Lady Beauleigh could find no words. Never in the course of her domineering life had she been raised to such an exaltation of whole-souled exasperation. She could only glare at the suave disposer of her long-cherished, long-asserted pretensions; and she glared with a fury which made Elsie, who had edged little by little to the extreme edge of the seat, rise softly and take up a safer position, standing three yards away.

Tinker took advantage of Lady Beauleigh's helpless speechlessness to say thoughtfully, "But about your being my grandmother? If you're not my father's mother or my mother's mother, you can't really be my grandmother. You must be my step-grandmother.

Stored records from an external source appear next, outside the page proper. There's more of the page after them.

int dsq_dev_mom_lin_mu(dsq_ctx* ctx, const int32_t* d_y, int ldn, const double* d_sf, const double* d_Xt,
                       const double* d_pinvXt, int ldx, int N, int G, int P, double min_disp, double max_disp,
                       double min_mu, double* d_normed_mean, double* d_mom, double* d_mu) {
    DSQ_CHECK_ARG(P >= 1 && P <= DSQ_MAX_P, "P out of range");
    DSQ_CHECK_ARG(N != P, "The number of samples and the number of design variables are equal, i.e., "
                          "there are no replicates to estimate the dispersion.");
    DSQ_HIP(dsq::launch_mom_lin_mu(ctx->stream, d_y, ldn, d_sf, d_Xt, d_pinvXt, ldx, N, G, P, min_disp, max_disp,
                                   min_mu, d_normed_mean, d_mom, d_mu, ctx->d_scratch + 8));
    return DSQ_OK;
}

int dsq_dev_mom_lin_coef(dsq_ctx* ctx, const int32_t* d_y, int ldn, const double* d_sf, const double* d_Xt,
                         const double* d_pinvXt, int ldx, int N, int G, int P, double min_disp, double max_disp,
                         double min_mu, double* d_normed_mean, double* d_mom, double* d_mu, double* d_coef) {
    DSQ_CHECK_ARG(P >= 1 && P <= DSQ_MAX_P, "P out of range");
    DSQ_CHECK_ARG(N != P, "The number of samples and the number of design variables are equal, i.e., "
                          "there are no replicates to estimate the dispersion.");
    DSQ_HIP(dsq::launch_mom_lin_mu(ctx->stream, d_y, ldn, d_sf, d_Xt, d_pinvXt, ldx, N, G, P, min_disp, max_disp,
                                   min_mu, d_normed_mean, d_mom, d_mu, ctx->d_scratch + 8, d_coef));
    return DSQ_OK;
}

int dsq_dev_mom_raw(dsq_ctx* ctx, const int32_t* d_y, int ldn, const double* d_ones, const double* d_sf,
                    const double* d_Xt, const double* d_pinvXt, int ldx, int N, int G, int P, double min_disp,
                    double max_disp, double* d_normed_mean, double* d_mom) {
    DSQ_CHECK_ARG(P >= 1 && P <= DSQ_MAX_P, "P out of range");
    DSQ_CHECK_ARG(N != P, "The number of samples and the number of design variables are equal, i.e., "
                          "there are no replicates to estimate the dispersion.");
    DSQ_HIP(dsq::launch_mom(ctx->stream, d_y, ldn, d_ones, d_Xt, d_pinvXt, ldx, N, G, P, min_disp, max_disp,
                            d_normed_mean, nullptr, nullptr, d_mom, ctx->d_scratch + 8, d_sf));
    return DSQ_OK;
}

int dsq_dev_nll_const(dsq_ctx* ctx, const int32_t* d_y, int ldn, int N, int G, const double* d_disp, double* d_cst) {
    DSQ_HIP(dsq::launch_nll_const(ctx->stream, d_y, ldn, N, G, d_disp, d_cst));
    return DSQ_OK;
}

int dsq_dev_nll_scaled(dsq_ctx* ctx, const int32_t* d_y, const double* d_mu, int ldn, int N, int G,
                       const double* d_disp, const double* d_scale, const double* d_cst, double* d_nll) {
    DSQ_HIP(dsq::launch_nll_scaled(ctx->stream, d_y, d_mu, ldn, N, G, d_disp, d_scale, d_cst, d_nll));
    return DSQ_OK;
}

int dsq_dev_lin_mu(dsq_ctx* ctx, const int32_t* d_y, int ldn, const double* d_sf, const double* d_Xt,
                   const double* d_pinvXt, int ldx, int N, int G, int P, double min_mu, double* d_mu) {
    DSQ_CHECK_ARG(P >= 1 && P <= DSQ_MAX_P, "P out of range");
    DSQ_HIP(dsq::launch_lin_mu(ctx->stream, d_y, ldn, d_sf, d_Xt, d_pinvXt, ldx, N, G, P, min_mu, d_mu));
    return DSQ_OK;
}

int dsq_dev_alpha_mle(dsq_ctx* ctx, const int32_t* d_y, const double* d_mu, int ldn, const double* d_Xt,
                      int ldx, int N, int G, int P, const double* d_alpha_hat, double min_disp,
                      double max_disp, double prior_disp_var, int cr_reg, int prior_reg, double* d_alpha,
                      uint8_t* d_converged, int32_t* d_nfev, double* d_nll_const, int const_mode) {
    DSQ_CHECK_ARG(P >= 1 && P <= DSQ_MAX_P, "P out of range");
    DSQ_CHECK_ARG(const_mode >= DSQ_CONST_COMPUTE && const_mode <= DSQ_CONST_LOAD, "const_mode out of range");
    return run_alpha(ctx, d_y, d_mu, ldn, d_Xt, ldx, N, G, P, d_alpha_hat, min_disp, max_disp, prior_disp_var,
                     cr_reg, prior_reg, d_alpha, d_converged, d_nfev, d_nll_const, const_mode);
}


int dsq_set_alpha_hook(dsq_ctx* ctx, dsq_hook_fn fn, void* arg) {
    ctx->alpha_hook = fn;
    ctx->alpha_hook_arg = arg;
    return DSQ_OK;
}

int dsq_irls_order_hint(dsq_ctx* ctx, const int32_t* d_iters, int G) {
    ctx->d_irls_hint = d_iters;
    ctx->irls_hint_genes = d_iters != nullptr ? G : 0;
    return DSQ_OK;
}


int dsq_dev_irls(dsq_ctx* ctx, const int32_t* d_y, int ldn, const double* d_sf, const double* d_Xt,
                 const double* d_pinvXt, int ldx, int N, int G, int P, int full_rank, const double* d_disp,
                 double min_mu, double beta_tol, double min_beta, double max_beta, int maxiter,
                 double* d_beta, double* d_mu, double* d_hat, uint8_t* d_converged, int32_t* d_iters) {
    DSQ_CHECK_ARG(P >= 1 && P <= DSQ_MAX_P, "P out of range");
    return run_irls(ctx, d_y, ldn, d_sf, d_Xt, d_pinvXt, ldx, N, G, P, full_rank, d_disp, min_mu, beta_tol, min_beta,
                    max_beta, maxiter, d_beta, d_mu, d_hat, d_converged, d_iters, nullptr);
}


int dsq_dev_alpha_mle4(dsq_ctx* ctx, const int32_t* d_y, const double* d_mu, int ldn, const double* d_Xt, int ldx,
                       int N, int G, int P, const double* d_alpha_hat, double min_disp, double max_disp,
                       double prior_disp_var, int cr_reg, int prior_reg, double* d_alpha, uint8_t* d_converged,
                       int32_t* d_nfev, double* d_nll_const, int const_mode, const dsq_cells* cells,
                       const double* d_coef, const double* d_sf, double min_mu, const int32_t* d_rows, int n_rows,
                       const int32_t* d_waves, int n_waves, const double* d_cell_mu, const dsq_mix* mix,
                       const double* d_beta) {
    DSQ_CHECK_ARG(P >= 1 && P <= DSQ_MAX_P, "P out of range");
    DSQ_CHECK_ARG(const_mode >= DSQ_CONST_COMPUTE && const_mode <= DSQ_CONST_LOAD, "const_mode out of range");
    DSQ_CHECK_ARG(d_mu != nullptr || (d_coef != nullptr && d_sf != nullptr) ||
                      (d_cell_mu != nullptr && d_sf != nullptr && cells != nullptr && cells->n_cells > 0) ||
                      (mix != nullptr && d_beta != nullptr && d_sf != nullptr),
                  "mu_hat is needed as a matrix, as (coef, sf), as (cell_mu, sf, cells) or as (mix, beta, sf)");
    DSQ_CHECK_ARG(mix == nullptr || (mix->d.P == P && mix->d.N == N && d_rows != nullptr),
                  "mix: built for another design, or the gene lists are missing");
    DSQ_CHECK_ARG(d_beta == nullptr || (mix != nullptr && d_mu == nullptr && d_coef == nullptr && d_cell_mu == nullptr &&
                                        n_waves == 0),
                  "beta: with mix only, alone, and every gene on the mixed-design kernel");
    DSQ_CHECK_ARG(d_cell_mu == nullptr || (d_mu == nullptr && d_coef == nullptr && !dsq::alpha_is_wide(P, cells->n_cells)),
                  "cell_mu: alone, on the register kernels");
    DSQ_CHECK_ARG(cells == nullptr || cells->n_cells <= dsq::kMaxCells, "too many design cells for the cell path");
    DSQ_CHECK_ARG(d_rows == nullptr || (n_rows >= 0 && n_waves >= 0 && n_rows + n_waves == G &&
                                        (n_waves == 0 || d_waves != nullptr)),
                  "the two gene lists must partition the G genes of the call");
    dsq::AlphaExtras ex{};
    ex.cells = to_cells(cells);
    if (d_mu == nullptr) { ex.coef = d_coef; ex.cell_mu = d_cell_mu; ex.sf = d_sf; ex.min_mu = min_mu; }
    if (d_rows != nullptr) { ex.rows = d_rows; ex.n_rows = n_rows; ex.waves = d_waves; ex.n_waves = n_waves; }
    if (mix != nullptr) { ex.mix = &mix->d; ex.mix_beta = d_beta; ex.sf = d_sf; }
    return run_alpha(ctx, d_y, d_mu, ldn, d_Xt, ldx, N, G, P, d_alpha_hat, min_disp, max_disp, prior_disp_var, cr_reg,
                     prior_reg, d_alpha, d_converged, d_nfev, d_nll_const, const_mode, &ex);
}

"I should think," Tinker went on, and his thoughtfulness became a thoughtful earnestness, "that you must be what people call a connection by marriage; not quite one of the family."

The thoughtfulness cleared from Tinker's brow, and he said with a pleasant smile, "But that's got nothing to do with what you came to talk about. You said it was important. What did you want to say?"

Lady Beauleigh remembered suddenly that she had come on an errand connected with her promotion of the glory of the Beauleighs. She swallowed down her fury, wiped her face with her handkerchief, and said in a hoarse and somewhat shaky voice, "I came to make you an offer."

Tinker beamed on her.

"You must be tired of this beggarly life, going about from pillar to post, living in wretched Continental hotels, with no pocket money."

Tinker raised his eyebrows.

"I know what your father's life is, just a mere penniless adventurer's."

Tinker beamed no more.

"And I came to offer to take you to live with me at Beauleigh Court. It's a beautiful big house in the country with woods all around it, and hunting and fishing and shooting and tennis-courts and fruit-gardens, and a cricket-ground, everything that a boy could want."

"And you," said Tinker in the expressionless tone of one adding an item to a catalogue.

"Yes; and me to look after you. You should have a bicycle." And she paused to let the splendour of the gift sink in.